All networks and modules (which are subnetworks) are igraph objects.
The usage is demonstrated for two examples in tutorial_scPPIN.R. In these tutorials the steps 1 to 3 (preprocessing, cell cluster identification, and computation of differentially expressed genes) are replaced by a loading of pre-computed p-values.
For the first, small example the obtained functional module consists of three nodes (APP, SCD, and ALDOB). For the second example, the functional module consists of sixteen nodes.
The tutorial also demonstrates the usage of qgraph
for a nicer plotting of the functional modules and some helper functions (e.g., fitBUM
)
The function detectFunctionalModule(ppin,pValues,FDR)
has also an optional argument missingDataScore=TRUE
, which allows the computation of functional modules while keeping proteins without gene-expression information (shown as red boxes in the image below).
In the script tutorial_scPPIN-stepwise.R the functionality is shown step-by-step. This might be helpful if user want to adapt some of the steps with their own function (e.g., a different choice of node scores). The result should be the same as in the real-world example in the first tutorial.
The python library scanpy is a toolit for analyzing single-cell gene expression data. You can use scapny to cluster cells, compute p-values of differential expression, save them as a csv, and use scPPIN in R to compute the functional modules.
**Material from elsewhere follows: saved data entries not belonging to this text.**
@@ -249,14 +258,16 @@
   for (;;) {
     H2S_MARK("tile: prefetch");
     const int par = (int)(tile & 1u);
+    planes.bank.keep();
     const TileGeo g = geo;
     const bool more = tile + 1 < tend;
     if (more) {
-      tile_next(F, geo);
-      cur = tile_load<SEMI, SUB>(F, geo, t, lofs);
+      tile_next<SUB, CARRY>(F, geo, planes);
+      if constexpr (!CARRY) planes = tile_planes<SEMI, SUB, CARRY>(F, geo, t);
+      cur = tile_load<SEMI, SUB>(F, planes, geo, t, lofs);
     }
     __syncthreads();
-    const bool fb = __builtin_amdgcn_readfirstlane(tflag[par]) == 0 && !F.chr444 && !(DBG == 0 && g.py0 + TBH > F.H);
+    const bool fb = __builtin_amdgcn_readfirstlane(tflag[par]) == 0 && !planes.is(IO_SCRATCH) && !(DBG == 0 && g.py0 + TBH > F.H);
     if (t == 0) tflag[par ^ 1] = 0;
     if (fb)
       steps(g, std::integral_constant<bool, true>{});
@@ -265,17 +276,21 @@
     H2S_MARK("tile: store");
     __syncthreads();
 
-    put_luma(F, g, read_luma(F, yin, t >> 3, t & 7), t >> 3, lofs.sy, t);
+    if constexpr (!CARRY) planes = tile_planes<SEMI, SUB, CARRY>(F, g, t);
+    put_luma(F, planes, g, read_luma(planes, yin, t >> 3, t & 7), t >> 3, lofs.sy);
     const bool osemi = SEMI && F.out_semi;
     u4v cv{0u, 0u, 0u, 0u};
     int cvo = ST_DROP;
-    if (cst) {
+    if (crole) {
       const int cr = osemi ? t >> 3 : rem >> 2;
-      cv = osemi ? read_chroma_semi(F, csum[0], cr, t & 7) : read_chroma(F, csum[0], pl, cr, rem & 3);
-      if (g.cy0 + cr < F.ch) cvo = lofs.sc;
-    }
-    put_chroma(F, g, cv, osemi ? 0 : pl, osemi, cvo, t);
+      cv = osemi ? read_chroma_semi(F, planes, csum[0], cr, t & 7) : read_chroma(F, planes, csum[0], pl, cr, rem & 3);
+      if (g.cy0() + cr < F.ch) cvo = lofs.sc;
+    }
+    put_chroma(F, planes, g, cv, osemi, cvo);
     if (!more) break;
+    if constexpr (CARRY) {
+      if (geo.f != g.f) out_next_frame(planes);
+    }
     commit(++tile);
   }
 }
diff --git a/hdr-to-sdr_amd/csrc/h2s_tile_io.h b/hdr-to-sdr_amd/csrc/h2s_tile_io.h
--- a/hdr-to-sdr_amd/csrc/h2s_tile_io.h
+++ b/hdr-to-sdr_amd/csrc/h2s_tile_io.h
@@ -30,62 +30,142 @@
 };
 
 struct TileGeo {
-  int f, px0, py0, cx0, cy0;
-};
+  int f, px0, py0;
+  __device__ __forceinline__ int cx0() const { return px0 >> 1; }
+  __device__ __forceinline__ int cy0() const { return py0 >> 1; }
+};
+static_assert(TBW == 2 * CBW && TBH == 2 * CBH, "TileGeo::cx0, cy0");
 
 __device__ __forceinline__ TileGeo tile_geo(const FastParams& F, unsigned tile) {
   const unsigned bx = tile % F.nbx, bt = tile / F.nbx;
   TileGeo g;
   g.f = (int)(bt / F.nby);
   const int by = (int)(bt % F.nby);
-  g.px0 = (int)bx * TBW, g.py0 = by * TBH, g.cx0 = (int)bx * CBW, g.cy0 = by * CBH;
+  g.px0 = (int)bx * TBW, g.py0 = by * TBH;
   return g;
 }
 
-__device__ __forceinline__ void tile_next(const FastParams& F, TileGeo& g) {
-  g.px0 += TBW, g.cx0 += CBW;
+struct PlaneRef {
+  const uint8_t* org;
+  int ls, bytes;
+};
+__device__ __forceinline__ int uniform(int x) { return __builtin_amdgcn_readfirstlane(x); }
+__device__ __forceinline__ long long uniform(long long x) {
+  return (long long)(((unsigned long long)(unsigned)uniform((int)((unsigned long long)x >> 32)) << 32) |
+                     (unsigned)uniform((int)x));
+}
+struct LaneBank {
+  int v, lane;
+  __device__ __forceinline__ void put(int k, int x) { v = lane == k ? x : v; }
+  __device__ __forceinline__ void put64(int k, long long x) { put(k, (int)x), put(k + 1, (int)((unsigned long long)x >> 32)); }
+  __device__ __forceinline__ int get(int k) const { return __builtin_amdgcn_readlane(v, k); }
+  __device__ __forceinline__ long long get64(int k) const {
+    return (long long)(((unsigned long long)(unsigned)get(k + 1) << 32) | (unsigned)get(k));
+  }
+  __device__ __forceinline__ void keep() { asm volatile("" : "+v"(v)); }
+};
+enum : int { BK_IY_FP = 0, BK_IC_FP = 2, BK_IV_FP = 4, BK_OY_FP = 6, BK_OC_FP = 8, BK_SCRATCH = 10, BK_CHR_W = 12, BK_INV_C56 = 13 };
+enum : int { IO_OUT8 = 1, IO_DITHER = 2, IO_MASK = 4, IO_SCRATCH = 8 };
+
+struct TilePlanes {
+  PlaneRef iy, ic, iv, oy, oc;
+  int osh, flags;
+  LaneBank bank;
+  __device__ __forceinline__ bool is(int bit) const {
+    int f = flags;
+    asm volatile("" : "+s"(f));
+    return (f & bit) != 0;
+  }
+};
+__device__ __forceinline__ PlaneRef plane_ref(const uint8_t* const* base, const long long* ls, const long long* fp,
+                                              const int* bytes, int p, int f, LaneBank& bank, int k) {
+  PlaneRef r;
+  const long long pitch = uniform(fp[p]);
+  if (k >= 0) bank.put64(k, pitch);
+  r.org = (const uint8_t*)uniform((long long)(base[p] + f * pitch));
+  r.ls = uniform((int)ls[p]), r.bytes = uniform(bytes[p]);
+  return r;
+}
+template <bool SEMI, int SUB, bool CARRY>
+__device__ __forceinline__ TilePlanes tile_planes(const FastParams& F, const TileGeo& g, int t) {
+  TilePlanes P;
+  P.bank.v = 0, P.bank.lane = t & 63;
+  constexpr int BK_IY_FP = CARRY ? h2s::BK_IY_FP : -1, BK_IC_FP = CARRY ? h2s::BK_IC_FP : -1, BK_IV_FP = CARRY ? h2s::BK_IV_FP : -1,
+                BK_OY_FP = CARRY ? h2s::BK_OY_FP : -1, BK_OC_FP = CARRY ? h2s::BK_OC_FP : -1;
+  const int pc = SUB == 2 || (SEMI && SUB != 1 && F.in_semi) ? 0 : uniform(t >> 7);
+  const int pl = SEMI && F.out_semi ? 0 : uniform(t >> 6) & 1;
+  P.iy = plane_ref(F.in, F.in_ls, F.in_fp, F.in_bytes, 0, g.f, P.bank, BK_IY_FP);
+  P.ic = plane_ref(F.in, F.in_ls, F.in_fp, F.in_bytes, 1 + pc, g.f, P.bank, BK_IC_FP);
+  P.iv = SUB == 2 ? plane_ref(F.in, F.in_ls, F.in_fp, F.in_bytes, 2, g.f, P.bank, BK_IV_FP) : P.ic;
+  P.oy = plane_ref(F.out, F.out_ls, F.out_fp, F.out_bytes, 0, g.f, P.bank, BK_OY_FP);
+  P.oc = plane_ref(F.out, F.out_ls, F.out_fp, F.out_bytes, 1 + pl, g.f, P.bank, BK_OC_FP);
+  if constexpr (CARRY) {
+    P.bank.put64(BK_SCRATCH, (long long)F.chr444);
+    P.bank.put(BK_CHR_W, F.chr_w), P.bank.put(BK_INV_C56, __float_as_int(F.inv_c56));
+  }
+  P.osh = uniform(F.out8 ? 0 : 1);
+  P.flags = uniform((F.out8 ? IO_OUT8 : 0) | (F.dither ? IO_DITHER : 0) | (F.in_mask2 != 0xFFFFFFFFu ? IO_MASK : 0) |
+                    (F.chr444 ? IO_SCRATCH : 0));
+  return P;
+}
+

For details see the folder scanpyTutorial.
To analyse the same data as in our manuscript, please look in the folder ./liverDataTutorial
. A similar workflow is probably fruitful for other workflows with Seurat.
- When loading the PPIN with the
load_ppin()
function I get an error Can not open GraphML file
Most likely this is happening because R does not find the file. Make sure that you are in the correct working directory
./scPPIN-master/R
- I receive an error when executing the function
detectFunctionalModule
.
This occurs often when
dapcstp
is not properly installed. Make sure that it works by calling it directly from the terminal.
- I receive a segmentation fault (Core Dumped) when executing
dapcstp
.
This should not happen. Most likely the input file given to
dapcstp
is not correctly formatted. Inspect the file and make sure that the file is correctly written (including End-of-File).
- I want to run it on a different organims than Homo sapiens.
In the folder
R/inst/extdata/morePPINs
you can find graphML files for all 68 organisms for which BioGRID data is available. Load them with thebiogridNetwork <- read_graph('./inst/extdata/morePPINs/ biogridSaccharomyces_cerevisiae_S288c3.5.169.tab2.txt.graphml', format='graphml')
command.
- I don't like BioGRID and would rather use my own PPIN.
You can construct your own network in the igraph format and use the provided functions. But it is important that the gene symbols are the same as the names of the nodes in the PPIN.
- When using the
fitBUM
function I receive an error.
This often occurs when the p-values are not in the half-open interval (0,1]. This means that p-values of zero are not allowed. (a first workaround would be to replace all zero p-values with the smallest of all non-zero p-values.)
- When compyling
dapcstp
, I receive an error.
Please report such errors to the (creators) of
dapcstp
.
This project is licensed under the AGPL - see the LICENSE file for details.